Describe the location and function(s) of the major components of the human respiratory system.

A

You will notice in the diagram that air first enters the respiratory tract through the external nares that are openings which are commonly referred to as nostrils.

Air then enters the nasal cavity, where it is filtered by hairs and mucus that can trap dust and other particles. The nasal cavity also serves to moisten and to warm the air and contains sensors for our sense of smell.

Air leaves the back of the nasal cavity through the internal nares located behind the soft pallet in the roof of the mouth.

The air then passes into the pharynx that is a common passageway for air from the nasal cavity and from the buccal cavity.

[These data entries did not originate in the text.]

+        for (int k = 0; k < kTLHeads; ++k) p[k] = __builtin_fmaf(yF[0], wh[k][0], yF[1] * wh[k][1]);
+#pragma unroll
+        for (int k = kTLHeads; k < 32; ++k) p[k] = 0.f;
+        const float v = wave_sum32_scatter(p, lane) + bh_l;
+        if (lane < 32 && hl < NH) { t.out[(size_t)row * t.ld_out + hl] = v; lg[wave][hl] = v; }
+    }
+    __syncthreads();
+    io.mark(8);
+    const float xv = lg[wave][lane < NH ? lane : 0];
+    const float dq = lg[lane < Q ? lane : 0][K];
+    float out_l, out_c, out_v, gce;
+    {
+        int last = -1;
+        int64_t ref = (int64_t)a.pad_idx;
+        if (small) {
+            const unsigned long long obs = __ballot(lane < a.S && pl_pre != (int64_t)a.pad_idx);
+            last = obs ? 63 - __builtin_clzll(obs) : -1;
+            const int lsel = __builtin_amdgcn_readfirstlane(last < 0 ? 0 : last);
+            const unsigned rlo = __builtin_amdgcn_readlane((unsigned)(unsigned long long)pl_pre, lsel);
+            const unsigned rhi = __builtin_amdgcn_readlane((unsigned)((unsigned long long)pl_pre >> 32), lsel);
+            if (last >= 0) ref = (int64_t)(((unsigned long long)rhi << 32) | rlo);
+        } else {
+            for (int s = lane; s < a.S; s += 64)
+                if (a.past_label[(size_t)b * a.S + s] != (int64_t)a.pad_idx) last = s;
+#pragma unroll
+            for (int off = 32; off > 0; off >>= 1) last = max(last, __shfl_xor(last, off, 64));
+            if (last >= 0) ref = a.past_label[(size_t)b * a.S + last];
+        }
+        const float w = (ref == tgt_first) ? 1.0f : 10.0f;
+        const int64_t lab = tgt_row;
+        const bool valid = (lab != (int64_t)a.pad_idx) && (lab != (int64_t)a.exclude_idx) && lab >= 0 && lab < K;
+        const float gscale = w * a.grad_scale / (float)BQ;
+        const bool cls = lane < K;
+        const float xc = cls ? xv : -INFINITY;
+        const float m = wave_max(xc);
+        const unsigned long long hit = __ballot(cls && xc == m);
+        const int am = hit ? __builtin_ctzll(hit) : 0x7fffffff;
+        const float se = wave_sum(cls ? expf(xv - m) : 0.f);
+        const float lse = m + logf(se);
+        const float xl = readlane_f(xv, __builtin_amdgcn_readfirstlane(valid ? (int)lab : 0));
+        const float l = valid ? lse - xl : 0.f;
+        gce = (valid && cls) ? (expf(xv - lse) - ((int64_t)lane == lab ? 1.f : 0.f)) * gscale : 0.f;
+        out_l = l * w; out_v = valid ? 1.f : 0.f; out_c = (valid && (int64_t)am == lab) ? 1.f : 0.f;
+    }
+    float g_l;
+    {
+        float mc = 0.f;
+        if (small) mc = (lane < BQ && td_all != (float)a.pad_idx) ? 1.f : 0.f;
+        else
+            for (int e = lane; e < BQ; e += 64) mc += (a.target_dur[e] != (float)a.pad_idx) ? 1.f : 0.f;
+        mc = wave_sum(mc);
+        const float dur_den = a.dur_den ? dden_pre : mc;
+        const float mkq = (lane < Q && td_clip != (float)a.pad_idx) ? 1.f : 0.f;
+        const float eq = lane < Q ? expf(dq) * mkq : 0.f;
+        const float ssum = wave_sum(fabsf(eq));
+        const float den = fmaxf(ssum, 1e-12f);
+        const float p = eq / den;
+        const float diff = lane < Q ? p - td_clip * mkq * mkq : 0.f;
+        const float gq = lane < Q ? 2.f * diff / dur_den : 0.f;
+        float sq = diff * diff, gp = gq * p;
+        asm volatile("" : "+v"(sq));
+        asm volatile("" : "+v"(gp));
+        sq = wave_sum(sq);
+        gp = wave_sum(gp);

Air passes from the pharynx through the glottis into the larynx (the first part of the trachea). The glottis, which is an opening to the trachea, is protected by a flap of cartilage called the epiglottis

The anterior wall of the larynx consists of two large plates of cartilage called the thyroid cartilage. This is commonly called the Adam’s apple. The larynx contains vocal chords, which are responsible for the production of sound. After passing through the larynx, air continues down the trachea.

The trachea extends about 12 cm to the level of the 5th thoracic vertebra and then the trachea divides to form two primary bronchi.

The right primary bronchus serves the right lung; the left primary bronchus serves the left lung. Each primary bronchus again divides to form secondary bronchi.

The lungs are located in the thoracic cavity. The diaphragm forms the bottom of the thoracic cavity.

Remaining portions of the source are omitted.